Weight functions for a finite width plate with single or double radial cracks at a circular hole

Abstract

This work develops accurate weight functions for a single crack at a hole in a finite width plate for various hole sizes. In order to develop an accurate weight function, we first obtain accurate stress intensity factors, using the finite element method (FEM), for a reference load case of uniform stress on the crack line. Following the earlier approach for developing a weight function suggested by Wu and Carlsson, we fit the reference stress intensity factor data from FEM to a smooth analytic function; however, for the open hole it is necessary to adopt a piecewise polynomial to fit the stress intensity factor data, in place of the single polynomial suggested by Wu and Carlsson. We validate the new weight function for the case of remote uniform applied stress, which induces a stress field on the crack line exhibiting the well-known stress concentration at the hole, and for which we have accepted stress intensity factor solutions.
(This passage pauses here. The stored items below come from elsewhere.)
static thread_local int t_force_s = 0, t_force_am = 0, t_force_an = 0;
void conv_x3s_force(int ksplit, int am, int an) { t_force_s = ksplit; t_force_am = am; t_force_an = an; }
static void x3s_plan(int M, long long Nplan, int units, int& AM, int& AN, int& S, int groups = 1) {
  static const int target = exp_int("RVC_X3S_BLK", 440);
  auto tiles = [&](int am, int an) { return (long long)groups * ((M + 64 * am - 1) / (64 * am)) * ((Nplan + 64 * an - 1) / (64 * an)); };
  AM = 2; AN = 2;
  const bool deep = units >= 128 && groups == 1 && tiles(2, 2) >= 256;
  if (!deep && tiles(AM, AN) < target) AN = 1;
  if (!deep && tiles(AM, AN) < target) AM = 1;
  if (groups > 1) AM = 1;
  if ((t_force_am == 1 || t_force_am == 2) && groups == 1) AM = t_force_am;
  if (t_force_an == 1 || t_force_an == 2) AN = t_force_an;
  S = 1;
  const long long nt = tiles(AM, AN);
  static const int min_units = exp_int("RVC_X3S_MINUNITS", 32);
  for (int c : {2, 3, 4, 6, 8, 12, 16}) {
    if (nt * S >= target) break;
    if (units % c == 0 && units / c >= min_units) S = c;
  }
  if (t_force_s > 0) S = (units % t_force_s == 0 && units / t_force_s >= 4) ? t_force_s : 1;
}

bool conv_x3s_eligible(const ConvLayer& L) {
  if (L.Wx_ == nullptr || (L.Ci & 15) != 0 || L.Ci * L.ktaps < 32 || L.tconv_u != 0 || L.up2 != 0) return false;
  if (L.mode == 2) return L.ktaps <= 16;
  if (L.mode != 1 || L.stride != 1 || L.pad > kSplitMargin || (L.k - 1) * L.dil - L.pad > kSplitMargin) return false;
  if (L.groups > 1) return (L.Co & 15) == 0 && (L.CoPx & 63) == 0 && L.CoPx <= 64;
  return L.k <= 16 && L.pad == (L.k - 1) / 2 * L.dil && (L.k & 1) == 1;
}

SplitGeom split_geom_s2(int k, long long Tin) {
  SplitGeom g; g.ktaps = k; g.s2_h = split_s2_h(Tin); g.margin = kSplitMargin; g.padw = 0;
  RVC_REQUIRE(k >= 1 && k <= 16, "split_geom_s2: at most 16 taps");
  for (int t = 0; t < k; ++t) g.toff[t] = (t & 1) * g.s2_h + (t >> 1);
  return g;
}
bool conv_x3s_s2_eligible(const ConvLayer& L) {
  return L.Wx_ != nullptr && L.mode == 1 && L.stride == 2 && L.pad == 0 && L.dil == 1 && L.groups == 1 && L.tconv_u == 0 && L.up2 == 0 &&
         (L.Ci & 15) == 0 && (L.Co & 15) == 0 && L.k >= 2 && L.k <= 16 && L.seg2_chunks == 0;
}

SplitGeom split_geom_2d(int Wd, int KH, int KW, int PH, int PWL) {
  SplitGeom g; g.padw = Wd + 2; g.ktaps = KH * KW;
  RVC_REQUIRE(g.ktaps <= 16 && PWL <= 1 && KW - 1 - PWL <= 1, "split_geom_2d: at most one pad column on each side");
  for (int kh = 0; kh < KH; ++kh) for (int kw = 0; kw < KW; ++kw) g.toff[kh * KW + kw] = (kh - PH) * g.padw + (kw - PWL);
  int maxoff = 0;
  for (int t = 0; t < g.ktaps; ++t) maxoff = std::max(maxoff, std::abs(g.toff[t]));
  g.margin = kSplitMargin;
  while (g.margin < maxoff) g.margin += 64;
  return g;
}

void conv_x3s_run(const ConvLayer& L, hipStream_t s, const unsigned char* Xs, long long xsTp, int T, float* Y, long long ldY, const ConvEpilogue& e,
                  const SplitGeom* geom) {
  const bool s2 = geom != nullptr && geom->s2_h > 0;
  RVC_REQUIRE(s2 ? conv_x3s_s2_eligible(L) : conv_x3s_eligible(L), "conv_x3s_run: layer without a bf16x3 weight image or not a stride-1 'same' (stride-2 'valid' with a de-interleaved image) geometry");
  SplitGeom g1;
  if (!geom) {
    RVC_REQUIRE(L.mode == 1, "conv_x3s_run: a 2-D layer needs its padded-image geometry");
    g1.ktaps = L.k; g1.margin = kSplitMargin; g1.padw = 0;
    for (int t = 0; t < L.k && t < 16; ++t) g1.toff[t] = t * L.dil - L.pad;
    geom = &g1;
  }
  RVC_REQUIRE(geom->ktaps == L.ktaps || (L.mode == 1 && geom->ktaps == L.k), "conv_x3s_run: geometry and layer disagree about the taps");
  if (s2) {
    RVC_REQUIRE(Xs != nullptr && xsTp >= geom->margin + 2LL * geom->s2_h + 704 && (long long)T + 1 <= geom->s2_h, "conv_x3s_run: de-interleaved input image missing or too short");
  } else {
  int maxoff = L.mode == 1 ? std::max(L.pad, (L.k - 1) * L.dil - L.pad) : 0;
  for (int t = 0; t < geom->ktaps && t < 16; ++t) maxoff = std::max(maxoff, std::abs(geom->toff[t]));
  RVC_REQUIRE(geom->margin >= maxoff && geom->margin >= kSplitMargin, "conv_x3s_run: image margin smaller than the largest tap offset");
  RVC_REQUIRE(Xs != nullptr && xsTp >= geom->margin + T + 704, "conv_x3s_run: split-resident input image missing or too short (margin + T + 704 rows per plane)");
  }
  RVC_REQUIRE(Y != nullptr || e.ys_out != nullptr, "conv_x3s_run: no output");
  RVC_REQUIRE(e.pre_act == ACT_NONE && !e.accumulate && !e.tout_limit && !e.xs_in, "conv_x3s_run: unsupported epilogue option");
  RVC_REQUIRE(e.plan_tin == 0 || (!s2 && L.mode == 1 && e.plan_tin >= T), "conv_x3s_run: a column window is a window of a longer 1-D 'same' convolution");
  RVC_REQUIRE(e.act == ACT_NONE || e.act == ACT_LRELU || e.act == ACT_RELU || e.act == ACT_GELU, "conv_x3s_run: activation must be identity / (leaky) ReLU / GELU");
  RVC_REQUIRE(!e.ys_out || ((e.ys_deint_h > 0 ? (e.ys_tp >= geom->margin + 2LL * e.ys_deint_h + 704 && (T + 1) / 2 + 1 <= e.ys_deint_h) : e.ys_tp >= geom->margin + T + 704) && (L.Co & 15) == 0),
              "conv_x3s_run: split output image too short or Co not a multiple of 16");
  RVC_REQUIRE((double)L.groups * L.Co * (double)(Y ? ldY : 1) * 4.0 < 2147483648.0 && (double)L.groups * L.Co * (double)e.ldR * 4.0 < 2147483648.0, "tensor extent exceeds 32-bit buffer addressing");
  const int G = L.mode == 1 ? L.groups : 1;
  RVC_REQUIRE(L.seg2_chunks == 0 || (G == 1 && geom->seg2_off > 0), "conv_x3s_run: a layer with an appended product needs its second image");
  const double xs_bytes = std::max((double)G * (L.Ci / 16) * 4.0 * (double)xsTp * 16.0, L.seg2_chunks ? (double)geom->seg2_off + (double)L.seg2_chunks * 4.0 * (double)xsTp * 16.0 : 0.0);
  const double wx_bytes = (double)G * (L.Ci / 16) * geom->ktaps * 4.0 * (double)L.CoPx * 16.0 + (double)L.seg2_chunks * 4.0 * (double)L.CoPx * 16.0;
  RVC_REQUIRE(G == 1 || (!e.ys_out || (L.Co & 15) == 0), "grouped layer: rows per group must be a multiple of 16 for the image output");
  RVC_REQUIRE(xs_bytes < 2147483648.0 && wx_bytes < 2147483648.0, "operand image exceeds 32-bit buffer addressing");
  GemmSArgs a{};
  a.Wx = reinterpret_cast<const unsigned char*>(L.Wx_); a.CoPx = L.CoPx; a.Xs = Xs; a.xsTp = xsTp;
  a.wx_bytes = (unsigned)wx_bytes; a.xs_bytes = (unsigned)xs_bytes;
  a.Co = L.Co; a.T = T; a.nunits = L.Ci / 16 * geom->ktaps + L.seg2_chunks;
  a.seg2_u = L.seg2_chunks ? L.Ci / 16 * geom->ktaps : 0x7fffffff; a.seg2_soff = (int)geom->seg2_off;
  a.ktaps = geom->ktaps; a.margin = geom->margin; a.ymargin = geom->margin; a.padw = geom->padw; a.ydeint = e.ys_out ? e.ys_deint_h : 0;
  if (e.gate_h > 0) {
    RVC_REQUIRE(G == 1 && L.mode == 1 && L.Co == 2 * e.gate_h && (e.gate_h & 15) == 0 && e.ys_out && Y == nullptr && !e.R && e.act == ACT_NONE && e.out_scale == 1.f && !e.vt_out && !e.ys_deint_h,
                "conv_x3s_run: the gate epilogue wants a 2 H-row layer packed by wn_gate_row_order, an image output and nothing else");
    a.gate_h = e.gate_h; a.gate_g = e.gate_g;
  }
  a.vt_row0 = 0x7fffffff;
  if (e.vt_out) {
    RVC_REQUIRE(G == 1 && L.mode == 1 && e.vt_row0 > 0 && (e.vt_row0 & 127) == 0 && e.vt_row0 < L.Co && e.vt_tp >= kSplitMargin + (L.Co - e.vt_row0) && Y == nullptr && !e.R && !s2,
                "conv_x3s_run: the transposed rows are the tail of an image-only k = 1 projection, from a multiple of 128 rows on");
    a.Vt = e.vt_out; a.vtTp = e.vt_tp; a.vt_row0 = e.vt_row0; a.vt_rows = L.Co - e.vt_row0;
  }
  a.padmagic = geom->padw > 0 ? (unsigned)((0x100000000ULL + (unsigned)geom->padw - 1) / (unsigned)geom->padw) : 0u;
  for (int t = 0; t < 16; ++t) a.toff[t] = t < geom->ktaps ? geom->toff[t] : 0;
  a.tdil = L.mode == 1 ? L.dil : 1; a.tpad = L.mode == 1 ? L.pad : 0;
  if (s2) { a.tdil = 1; a.tpad = 0; }
  a.groups = G; a.co_g = L.Co; a.cig_chunks = L.Ci / 16; a.wg_bytes = (unsigned)((double)(L.Ci / 16) * geom->ktaps * 4.0 * (double)L.CoPx * 16.0);
  a.bias = e.bias_override ? e.bias_override : L.bd_; a.R = e.R; a.ldR = e.ldR; a.Y = Y; a.ldY = ldY; a.Ys = e.ys_out; a.ysTp = e.ys_tp;
  a.act = e.act; a.act_slope = e.act_slope; a.act_before_res = e.act_before_res; a.out_scale = e.out_scale;
  int AM, AN, S;
  x3s_plan(L.Co, e.plan_tin > 0 ? e.plan_tin : T, a.nunits, AM, AN, S, G);
  const int BM = 64 * AM, BN = 64 * AN;
  RVC_REQUIRE(L.CoPx % BM == 0, "weight image rows are padded to the tile");
  a.rows_pg = (L.Co + BM - 1) / BM;
  a.gx = (T + BN - 1) / BN; a.gy = a.rows_pg * G; a.ksplit = S;
  a.xcd_remap = x3_xcd_remap();
  const unsigned blocks = (unsigned)((long long)a.gx * a.gy * S);
  if (S > 1) {
    const size_t slab_bytes = (size_t)blocks * BM * BN * 4;
    const size_t tick_bytes = ((size_t)a.gx * a.gy * 4 + 255) & ~(size_t)255;
    static const size_t kTickCap = 64 * 1024;
    RVC_REQUIRE(tick_bytes <= kTickCap, "too many tiles for the ticket array");
    bool fresh = false;
    a.tickets = (unsigned*)stream_scratch_zeroed(s, 7, kTickCap, &fresh);
    a.slabs = (float*)stream_scratch(s, 6, slab_bytes);
  }
  ProfTicket tk = conv_prof_begin(s);
  x3s_dispatch(a, AM, AN, blocks, s);
  if (tk.on) {
    ConvArgsX pa{};
    pa.Ci = L.Ci; pa.Co = L.Co; pa.ktaps = geom->ktaps; pa.kreal = geom->ktaps; pa.dil = L.mode == 1 ? L.dil : 1; pa.stride = s2 ? 2 : 1; pa.Tin = T; pa.Tout = T;
    pa.Wd = geom->padw > 0 ? geom->padw - 2 : 0; pa.ksplit = S;
    pa.R = e.R; pa.X = nullptr;
    const double bytes = 4.0 * ((double)L.Ci * T + (double)L.Co * T * ((Y ? 1.0 : 0.0) + (e.ys_out ? 1.0 : 0.0) + (e.R ? 1.0 : 0.0)) + (double)L.Co * L.Ci * geom->ktaps);
    const int id = AM == 2 ? (AN == 2 ? 3 : 5) : (AN == 2 ? 5 : 6);
    conv_prof_end(tk, s, 2.0 * (double)G * L.Co * T * (L.Ci * geom->ktaps + 16 * L.seg2_chunks), 14 + id, bytes * (G > 1 ? (double)G : 1.0), &pa, (long long)blocks, 4 << 4);
  }
}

The new weight functions provide stress intensity factors that agree very well with results from two commercial fracture mechanics software packages. Comparing results from the new and earlier weight functions shows good agreement for some crack line stress fields, but errors of a few percent for other stress fields, with the new weight function providing more reasonable results. The improved quality of the new weight functions is due both to the new reference solution for uniform crack line stress and to the piecewise fit to the reference stress intensity data. Trivial changes to the FEM model allow us to provide additional weight functions for the cases of symmetric double cracks at a hole (by adding a symmetry plane to the FEM mesh) and a single crack at a hole in a square plate (by reducing the length of the FEM mesh).